# MKII +02J - cable shifter cables not long enough?????wtf?



## DubPhreek (Apr 17, 2003)

ok.. mounted my cable shifter - mounted the engine this last week, and went to bolt up the cable mounts to the tranny.. 
well damn.. they dont fit, the cable is about 1 -2 inches too short!!!?????WHATTTTTT!






















Help!
front mount is a hockeypuck, the rear is a b5 solid rubber, timing rear is a TTT with a prothane insert.. 
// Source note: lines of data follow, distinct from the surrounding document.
+        for (int d = 0; d < D; d++) { if (gnext < ngroups) load_group(ra[d], rb[d]); gnext += sKS; }
+    } else {
+#pragma unroll
+        for (int d = 0; d < D; d++) { if (gnext + d * sKS < ngroups) load_a0(ra[d], lc + d * cstep); }
+        const ConvProArgs& p = pro.p;
+        const int C = a.Cin;
+        const int tx = tid % XW, cg = tid / XW, ncg = (int)blockDim.x / XW;
+        const int pos = n0 + tx;
+        const bool live = pos < orig_len;
+        const size_t gp = in_base + (size_t)(live ? pos : 0);
+        const bool wr = live && blockIdx.y == 0;
+        if constexpr (PRO == 2) {
+            int id = p.ids[gp];
+            if (id < 0 || id >= p.vocab) id = 0;
+            constexpr int EB = 8;
+            for (int c0 = cg; c0 < C; c0 += EB * ncg) {
+                float e[EB];
+#pragma unroll
+                for (int k = 0; k < EB; k++) { const int c = c0 + k * ncg; e[k] = p.emb[(size_t)(c < C ? c : cg) * p.vocab + id]; }
+#pragma unroll
+                for (int k = 0; k < EB; k++) {
+                    const int c = c0 + k * ncg;
+                    if (c < C) {
+                        const float v = live ? e[k] * p.emb_scale : 0.f;
+                        xs[c * XW + tx] = v;
+                        if (wr) p.x_out[(size_t)c * p.x_ld + gp] = v;
+                    }
+                }
+            }
+        } else {
+            float* const st_s = xs + (size_t)C * XW;
+            float* const st_q = st_s + LN_G * XW;
+            float* const gb = st_q + LN_G * XW;
+            for (int c = tid; c < C; c += (int)blockDim.x) { gb[c] = p.gamma[c]; gb[C + c] = p.beta[c]; }
+            auto gather = [&](auto nbc) {
+                constexpr int NBC = decltype(nbc)::value;
+                constexpr int EB = 8;
+                for (int c0 = cg; c0 < C; c0 += EB * ncg) {
+                    float va[EB], pb[EB][8];
+#pragma unroll
+                    for (int k = 0; k < EB; k++) {
+                        const int c = c0 + k * ncg;
+                        const size_t o = (size_t)(c < C ? c : cg);
+                        va[k] = p.a[o * p.a_ld + gp];
+#pragma unroll
+                        for (int q = 0; q < 8; q++)
+                            pb[k][q] = q < NBC ? p.bp[(size_t)(q < p.nb ? q : 0) * p.b_stride + o * p.b_ld + gp] : 0.f;
+                    }
+#pragma unroll
+                    for (int k = 0; k < EB; k++) {
+                        const int c = c0 + k * ncg;
+#pragma unroll
+                        for (int q = 1; q < NBC; q++) pb[k][q] = q < p.nb ? pb[k][q] : 0.f;
+                        const float v = p.nb > 1 ? va[k] + ln_sum8(pb[k]) : va[k] + pb[k][0];
+                        if (c < C) xs[c * XW + tx] = live ? v : 0.f;
+                    }
+                }
+            };
+            if (p.nb > 4) gather(std::integral_constant<int, 8>{});
+            else if (p.nb > 2) gather(std::integral_constant<int, 4>{});
+            else if (p.nb == 2) gather(std::integral_constant<int, 2>{});
+            else if (p.nb == 1) gather(std::integral_constant<int, 1>{});
+            else {
+                for (int c = cg; c < C; c += ncg) { const float v = p.a[(size_t)c * p.a_ld + gp]; xs[c * XW + tx] = live ? v : 0.f; }
+            }
+            __syncthreads();
+            for (int cy = cg; cy < LN_G; cy += ncg) {
+                float s = 0.f, sq = 0.f;
+#pragma unroll
+                for (int u = 0; u < 8; u++) {
+                    const int c = cy + u * LN_G;
+                    if (c < C) ln_acc(xs[c * XW + tx], s, sq);
+                }
+                st_s[cy * XW + tx] = s; st_q[cy * XW + tx] = sq;
+            }
+            __syncthreads();
+            if (live) {
+                float s = 0.f, sq = 0.f;
+#pragma unroll
+                for (int k = 0; k < LN_G; k++) { s += st_s[k * XW + tx]; sq += st_q[k * XW + tx]; }
+                float mean, den;
+                ln_stats(s, sq, C, mean, den);
+#pragma unroll 4
+                for (int c = cg; c < C; c += ncg) {
+                    const float o = ln_norm(xs[c * XW + tx], mean, den, gb[c], gb[C + c]);
+                    xs[c * XW + tx] = o;
+                    if (wr) p.x_out[(size_t)c * p.x_ld + gp] = o;
+                }
+            }
+        }
+        __syncthreads();
+#pragma unroll
+        for (int d = 0; d < D; d++) { if (gnext < ngroups) { load_b0(rb[d], lc); lc += cstep; } gnext += sKS; }
+    }
     int gcur = gfirst + swave;
     while (gcur < ngroups) {
 #pragma unroll
@@ -912,7 +1032,7 @@
         }
     }
 
-    static_for<0, MW>([&](auto ic) {
+    if (PRO == 0 || wave < KS) static_for<0, MW>([&](auto ic) {
         constexpr int i = decltype(ic)::value;
         static_for<0, NW>([&](auto qc) {
             constexpr int q = decltype(qc)::value;
@@ -925,7 +1045,8 @@
     __syncthreads();
     const int out_off = a.out_off + phase;
     const bool gate = a.epi == EPI_GATE;
-    for (int e = wave; e < E; e += KS) {
+    const int nwaves = PRO != 0 ? (int)(blockDim.x >> 6) : KS;
+    for (int e = wave; e < E; e += nwaves) {
         const int i = e / (NW * 16);
         const int q = (e >> 4) % NW, r = e & 15;
         if (gate && r >= 8) continue;
@@ -999,7 +1120,7 @@
 }
 
 template <int MW, int NW>
-static void launch_splitk(const ConvArgs& a, int nphase, hipStream_t st, bool pinned = false) {
+static int splitk_waves(const ConvArgs& a, int nphase, bool pinned) {
     const int mt = (a.Cout_pad + 32 * MW - 1) / (32 * MW);
     const int nt = (a.max_n + 32 * NW - 1) / (32 * NW);
     const int nsl = a.kslices > 1 ? a.kslices : 1;
@@ -1009,9 +1130,18 @@
     const int ks_cap = E <= 16 ? 16 : (E <= 32 ? (sparse ? 16 : 8) : 4);
     int ks = 1;
     while (ks < ks_cap && steps / (ks * 2) >= 6 && (pinned || (long)mt * nt * nphase * a.B * nsl * ks * 2 <= 4096)) ks *= 2;
+    return ks;
+}
+template <int MW, int NW>
+static void launch_splitk(const ConvArgs& a, int nphase, hipStream_t st, bool pinned = false) {
+    const int mt = (a.Cout_pad + 32 * MW - 1) / (32 * MW);
+    const int nt = (a.max_n + 32 * NW - 1) / (32 * NW);
+    const int nsl = a.kslices > 1 ? a.kslices : 1;
+    constexpr int E = MW * NW * 16;
+    const int ks = splitk_waves<MW, NW>(a, nphase, pinned);
     dim3 grid(nt, mt * nphase, a.B * nsl);
     size_t lds = (size_t)ks * E * 64 * sizeof(float);
-    hipLaunchKernelGGL((conv_mfma_splitk_kernel<MW, NW>), grid, dim3(ks * 64), lds, st, a, mt);
+    hipLaunchKernelGGL((conv_mfma_splitk_kernel<MW, NW>), grid, dim3(ks * 64), lds, st, a, mt, SplitkPro<0>{});
 }
 
 template <int MW, int NW, int WM, int WN>
@@ -1155,6 +1285,43 @@
     }
 }
 
+static bool auto_splitk(const ConvArgs& a, int nphase, int* tile, int* nw) {
+    *tile = pick_tile(a, nphase);
+    const TileCfg& t = kTiles[*tile];
+    const int MT = 32 * t.MW * t.WM, NT = 32 * t.NW * t.WN;
+    const long blocks = (long)((a.max_n + NT - 1) / NT) * ((a.Cout_pad + MT - 1) / MT) * nphase * a.B;
+    const bool fits32 = (double)a.Cin_pad * (double)a.x_ld * 4.0 < 2.0e9;
+    if (blocks < 256 && fits32) { *nw = ((a.max_n + 63) / 64) * ((a.Cout_pad + 31) / 32) * nphase * (long)a.B >= 512 ? 2 : 1; return true; }
+    if (a.transposed && blocks < 1024 && (long)a.ntap * (a.Cin_pad / 8) >= 128 && fits32) { *nw = 2; return true; }
+    if (a.ntap == 1 && !a.transposed && a.Cin_pad <= 256 && fits32) { *nw = 1; return true; }
+    return false;
+}
+
+bool conv_mfma_staged(const ConvArgs& a, const ConvProArgs& p, hipStream_t st) {
+    if (a.max_n <= 0 || a.B <= 0 || !conv_mfma_eligible(a)) return false;
+    if (a.ntap != 1 || a.tap_off != 0 || a.transposed || a.in_reflect || a.kslices > 1 || a.in_act || a.nsum >= 2) return false;
+    if (a.out_stride != 1 || a.out_off != 0 || a.Cin != a.Cin_pad || a.Cin > 256 || !p.x_out) return false;
+    const SegView &si = a.in_seg, &so = a.out_seg;
+    if (si.off != so.off || si.len != so.len || si.scale != so.scale || si.extra != so.extra || si.ioff != so.ioff || si.ilen != so.ilen) return false;
+    if (p.mode == 1) { if (!p.a || !p.gamma || !p.beta || p.nb < 0 || p.nb > 8 || (p.nb > 0 && !p.bp)) return false; }
+    else if (p.mode == 2) { if (!p.ids || !p.emb || p.vocab <= 0) return false; }
+    else return false;
+    int tile, nw;
+    if (!auto_splitk(a, 1, &tile, &nw) || nw != 1) return false;
+    const int ks = splitk_waves<1, 1>(a, 1, false);
+    if (ks >= a.Cin_pad / 8) return false;
+    const int C = a.Cin;
+    int pw = C > 64 ? 16 : 8;
+    if (pw < ks) pw = ks;
+    const size_t lds = ((size_t)ks * 16 * 64 + (size_t)C * 32 + (p.mode == 1 ? (size_t)2 * LN_G * 32 + 2 * (size_t)C : 0)) * sizeof(float);
+    if (lds > 64 * 1024) return false;
+    const int mt = (a.Cout_pad + 31) / 32, nt = (a.max_n + 31) / 32;
+    const dim3 grid(nt, mt, a.B);
+    if (p.mode == 1) hipLaunchKernelGGL((conv_mfma_splitk_kernel<1, 1, 1>), grid, dim3(pw * 64), lds, st, a, mt, SplitkPro<1>{p, ks});
+    else hipLaunchKernelGGL((conv_mfma_splitk_kernel<1, 1, 2>), grid, dim3(pw * 64), lds, st, a, mt, SplitkPro<2>{p, ks});
+    return true;
+}
+
 void conv_mfma(const ConvArgs& a, hipStream_t st, int tile) {
     int nphase = a.transposed ? a.out_stride : 1;
     if (a.max_n <= 0 || a.B <= 0) return;
@@ -1162,16 +1329,7 @@
     bool splitk = pinned || a.kslices > 1;
     int nw = tile == 7 ? 2 : 1;
     if (a.kslices > 1 && tile != 7) tile = 6;
-    if (tile < 0 || tile > 7) {
-        tile = pick_tile(a, nphase);
-        const TileCfg& t = kTiles[tile];
-        const int MT = 32 * t.MW * t.WM, NT = 32 * t.NW * t.WN;
-        const long blocks = (long)((a.max_n + NT - 1) / NT) * ((a.Cout_pad + MT - 1) / MT) * nphase * a.B;
-        const bool fits32 = (double)a.Cin_pad * (double)a.x_ld * 4.0 < 2.0e9;
-        if (blocks < 256 && fits32) { splitk = true; nw = ((a.max_n + 63) / 64) * ((a.Cout_pad + 31) / 32) * nphase * (long)a.B >= 512 ? 2 : 1; }
-        else if (a.transposed && blocks < 1024 && (long)a.ntap * (a.Cin_pad / 8) >= 128 && fits32) { splitk = true; nw = 2; }
-        else if (a.ntap == 1 && !a.transposed && a.Cin_pad <= 256 && fits32) { splitk = true; nw = 1; }
-    }
+    if (tile < 0 || tile > 7) splitk = auto_splitk(a, nphase, &tile, &nw);
     if (splitk) {
         if (nw == 2) launch_splitk<1, 2>(a, nphase, st, pinned); else launch_splitk<1, 1>(a, nphase, st, pinned);
         return;
diff --git a/summertts_amd/csrc/engine.hip b/summertts_amd/csrc/engine.hip
--- a/summertts_amd/csrc/engine.hip
+++ b/summertts_amd/csrc/engine.hip
@@ -173,12 +173,21 @@
     return a;
 }
 
-void Engine::conv(const DConv& c, const float* x, const Lvl& lin, float* y, const Lvl& lout, const ConvOpt& o) {
+bool Engine::conv(const DConv& c, const float* x, const Lvl& lin, float* y, const Lvl& lout, const ConvOpt& o, const ConvProArgs* pro) {
     double fl = 0;
+    const double fl0 = flops_[cur_stage_], by0 = bytes_[cur_stage_], bw0 = bytes_w_[cur_stage_];
     ConvArgs a = conv_args(c, x, lin, y, lout, o, &fl);
     const bool can_mfma = conv_mode != 1 && conv_mfma_eligible(a);
     const bool use_bf3 = conv_mode == 0 && conv_math != 1 && o.tile < 0 && conv_bf3_eligible(a) &&
                          (in_mfma_region_ || conv_math == 2 || conv_bf3_blocks(a) >= 384);
+    if (pro) {
+        if (conv_mode == 0 && o.tile < 0 && can_mfma && !use_bf3 && a.nsum < 2 && conv_mfma_staged(a, *pro, cur_)) {
+            if (in_mfma_region_) { mfma_flops_ += fl; mfma_exec_ += fl; mfma_launches_++; }
+            return true;
+        }
+        flops_[cur_stage_] = fl0; bytes_[cur_stage_] = by0; bytes_w_[cur_stage_] = bw0;
+        return false;
+    }
     if (use_bf3 && c.transposed && ups_rowph && a.epi == EPI_STORE && !a.ubias && (a.math == 1 ? c.wh2r : c.wb3r)) {
         a.wb3 = a.math == 1 ? c.wh2r : c.wb3r;
         a.bias = c.bias ? c.bias_r : nullptr;
@@ -202,6 +211,7 @@
             (void)hipMemsetAsync(a.y + a.kslice_stride, 0, (size_t)(a.kslices - 1) * (size_t)a.kslice_stride * sizeof(float), cur_);
         conv_generic(a, cur_);
     }
+    return false;
 }
 
 int Engine::pick_kslices(const DConv& c, const Lvl& lout) const {
@@ -632,6 +642,19 @@
             bytes_[0] += 4.0 * ((double)H * Ttot * (l == 0 ? 1.0 : 2.0 + ffn2_slices) + (double)c.Cout * Ttot + (double)H * c.Cout);
             col_proj(pj, stream);
             return;
+        }
+        const long te_wgs = (long)((maxT + 31) / 32) * ((c.Cout_pad + 31) / 32) * B;
+        if (te_fold && te_wgs <= n_cus && c.k == 1 && c.Cin == H && (l == 0 ? M.emb_size == H : M.ln2[l - 1].C == H)) {
+            ConvProArgs pr;
+            memset(&pr, 0, sizeof(pr));
+            pr.x_out = bt.x; pr.x_ld = Ttot;
+            if (l == 0) { pr.mode = 2; pr.ids = bt.ids; pr.emb = M.emb; pr.vocab = M.vocab; pr.emb_scale = sqrtf((float)M.hidden); }
+            else { pr.mode = 1; pr.a = bt.x1; pr.a_ld = Ttot; pr.bp = bt.y; pr.b_ld = Ttot; pr.nb = ffn2_slices; pr.b_stride = (long)H * Ttot;
+                   pr.gamma = M.ln2[l - 1].g; pr.beta = M.ln2[l - 1].b; }
+            if (conv(c, bt.x, lvT, y, lvT, ConvOpt(), &pr)) {
+                bytes_[0] += l == 0 ? 4.0 * (double)Ttot : 4.0 * ((double)H * Ttot * (1.0 + ffn2_slices) + 2.0 * H);
+                return;
+            }
         }
         if (l == 0) embed(bt.ids, M.emb, M.vocab, M.emb_size, sqrtf((float)M.hidden), bt.x, Ttot, (int)Ttot, stream);
         else ln(M.ln2[l - 1], bt.x1, bt.y, nullptr, bt.x, lvT, 0, 0, ffn2_slices, (long)H * Ttot);
diff --git a/summertts_amd/csrc/engine.hpp b/summertts_amd/csrc/engine.hpp
--- a/summertts_amd/csrc/engine.hpp
+++ b/summertts_amd/csrc/engine.hpp
@@ -134,6 +134,7 @@
     void note_wait(int which, long phonemes, double waited_us, bool was_ready_at_wake);
     int final_sync(long phonemes);
     int ups_rowph = 1;
+    int te_fold = 1;
     int tail_fused = 1;
     int chain_streams_dbg = -1;
     int h2p = 1;
@@ -154,7 +155,7 @@
     void poison_host16(void* p, size_t samples);
     void poison_host32(void* p, size_t words);
     ConvArgs conv_args(const DConv& c, const float* x, const Lvl& lin, float* y, const Lvl& lout, const ConvOpt& o, double* flops);
-    void conv(const DConv& c, const float* x, const Lvl& lin, float* y, const Lvl& lout, const ConvOpt& o);
+    bool conv(const DConv& c, const float* x, const Lvl& lin, float* y, const Lvl& lout, const ConvOpt& o, const ConvProArgs* pro = nullptr);
     void ln(const DLn& l, const float* a, const float* b, const float* res, float* y, const Lvl& lv, int pre_relu, int post_gelu, int nb = 1, long b_stride = 0);
     int pick_kslices(const DConv& c, const Lvl& lout) const;
     struct SplineTail { const DConv* proj; float filter_sqrt; const float* r0; const float* r1; float* o0; float* o1; };
diff --git a/summertts_amd/csrc/kernels.hpp b/summertts_amd/csrc/kernels.hpp
--- a/summertts_amd/csrc/kernels.hpp
+++ b/summertts_amd/csrc/kernels.hpp
@@ -146,6 +146,14 @@
 
 bool conv_mfma_eligible(const ConvArgs& a);
 void conv_mfma(const ConvArgs& a, hipStream_t st, int tile = -1);
+struct ConvProArgs {
+    int mode;
+    const float* a; long a_ld; const float* bp; long b_ld; int nb; long b_stride;
+    const float* gamma; const float* beta;
+    const int* ids; const float* emb; int vocab; float emb_scale;
+    float* x_out; long x_ld;
+};
+bool conv_mfma_staged(const ConvArgs& a, const ConvProArgs& p, hipStream_t st);
 constexpr int kMaxGroup = 4;
 struct ConvGroup { ConvArgs g[kMaxGroup]; int n; };
 struct ResLayerArgs {
diff --git a/summertts_amd/csrc/ln_dev.hpp b/summertts_amd/csrc/ln_dev.hpp
--- /dev/null
+++ b/summertts_amd/csrc/ln_dev.hpp
@@ -0,0 +1,23 @@
+#pragma once
+#include <hip/hip_runtime.h>
+
+namespace sts {
+
+constexpr int LN_G = 32;
+
+__device__ __forceinline__ void ln_acc(float v, float& s, float& sq) { s += v; sq += v * v; }
+__device__ __forceinline__ void ln_stats(float s, float sq, int C, float& mean, float& den) {
+    mean = s / (float)C;
+    const float scale = (float)(1. / (float)C);
+    const float var = sq * scale - mean * mean;
+    den = (float)sqrt((double)var + 1e-05);
+}
+__device__ __forceinline__ float ln_norm(float v, float mean, float den, float gamma, float beta) { return ((v - mean) / den) * gamma + beta; }
+__device__ __forceinline__ float ln_sum8(const float (&pb)[8]) {
+    float bs = pb[0];
+#pragma unroll
+    for (int q = 1; q < 8; q++) bs += pb[q];
+    return bs;
+}
+
+}
diff --git a/summertts_amd/csrc/misc_kernels.hip b/summertts_amd/csrc/misc_kernels.hip
--- a/summertts_amd/csrc/misc_kernels.hip
+++ b/summertts_amd/csrc/misc_kernels.hip
@@ -1,6 +1,7 @@
 #include "kernels.hpp"
 #include "devmath.hpp"
 #include "knobs.hpp"
+#include "ln_dev.hpp"
 #include "noise.hpp"
 #include <stdlib.h>
 #include <string.h>
@@ -30,7 +31,6 @@
     hipLaunchKernelGGL(embed_kernel, dim3((unsigned)((n + 255) / 256)), dim3(256), 0, st, ids, emb, vocab, H, scale, x, ld, total);
 }
 
-constexpr int LN_G = 32;
 __device__ __forceinline__ float ln_input(const LnArgs& a, int c, size_t p, int pos, int len) {
     float v;
     if (a.dw_w) {
@@ -57,10 +57,7 @@
             float pb[8];
 #pragma unroll
             for (int q = 0; q < 8; q++) pb[q] = q < a.nb ? a.b[(size_t)q * a.b_stride + (size_t)c * a.b_ld + p] : 0.f;
-            float bs = pb[0];
-#pragma unroll
-            for (int q = 1; q < 8; q++) bs += pb[q];
-            v += bs;
+            v += ln_sum8(pb);
         } else {
             v += a.b[(size_t)c * a.b_ld + p];
         }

_Modified by DubPhreek at 1:27 PM 5-11-2009_


----------



## smugfree3 (Feb 20, 2006)

*Re: MKII +02J - cable shifter cables not long enough?????wtf? (DubPhreek)*

you should post a pick. remember that the cable ends dont have to all the way down on the threaded portion of the cable end.


----------



## DubPhreek (Apr 17, 2003)

*Re: MKII +02J - cable shifter cables not long enough?????wtf? (smugfree3)*

hmm, hard to take a pic of this. 
basically the cable ends have a couple pieces, a slotted plastic Cup that locks onto the base, which you use a C clip that you insert as a stopper, which holds the cable/base into the steel bracket. 
That slotted plastic cup, fits into a slot on the backside of that housing/base, which holds in part of the cable. it is evident the cable is too short, pulling harder on the slotted cup basically the tension will not allow the slotted "Cup" which locks onto that plastic body (clipped into the steel bracket) to stay in place. 
the other cable seems fine. 
this appears to be the shorter of the two cables. 
pics comin. 


_Modified by DubPhreek at 9:06 AM 5-12-2009_


----------



## Veedubgti (Mar 5, 2001)

*Re: MKII +02J - cable shifter cables not long enough?????wtf? (DubPhreek)*

pics please


----------



## DubPhreek (Apr 17, 2003)

*Re: MKII +02J - cable shifter cables not long enough?????wtf? (Veedubgti)*

yes yes.. I'm at work! Car in garage miles awayy....


----------



## gtiguy12 (May 22, 2006)

*Re: MKII +02J - cable shifter cables not long enough?????wtf? (DubPhreek)*

make sure you have the correct bracket for the 02j trans. i had this issue on my car. I acquired a shift bracket of a new beetle and the shifter cables were stacked on top of each other causing the same issue you are having.


----------



## DubPhreek (Apr 17, 2003)

*Re: MKII +02J - cable shifter cables not long enough?????wtf? (gtiguy12)*

yep, its all 02J, hopin to snag some pics tonight.. not stacked..


----------



## Veedubgti (Mar 5, 2001)

*Re: MKII +02J - cable shifter cables not long enough?????wtf? (DubPhreek)*

Get some pics up, we'll sort it out.


----------



## DubPhreek (Apr 17, 2003)

*Re: MKII +02J - cable shifter cables not long enough?????wtf? (Veedubgti)*

ok, I need to buy a camera. digi wont fire up. 
the engine side cable has several parts that fit together.. clip into the bracket standoff which bolts to the tranny itself. 
1 retaining plastic housing (cable goes through it)
2. clip retains housing into the metal bracket. (a c- clip)
3. A rubber grommet seal
4. the cable itself
5. a slotted plastic cap, which clips onto plastic housing. (keeps the cable, rubber grommet, mated to the plastic housing, (part that mounts to the standoff)
The cable just isnt that long.. causing the backing clip to separate. 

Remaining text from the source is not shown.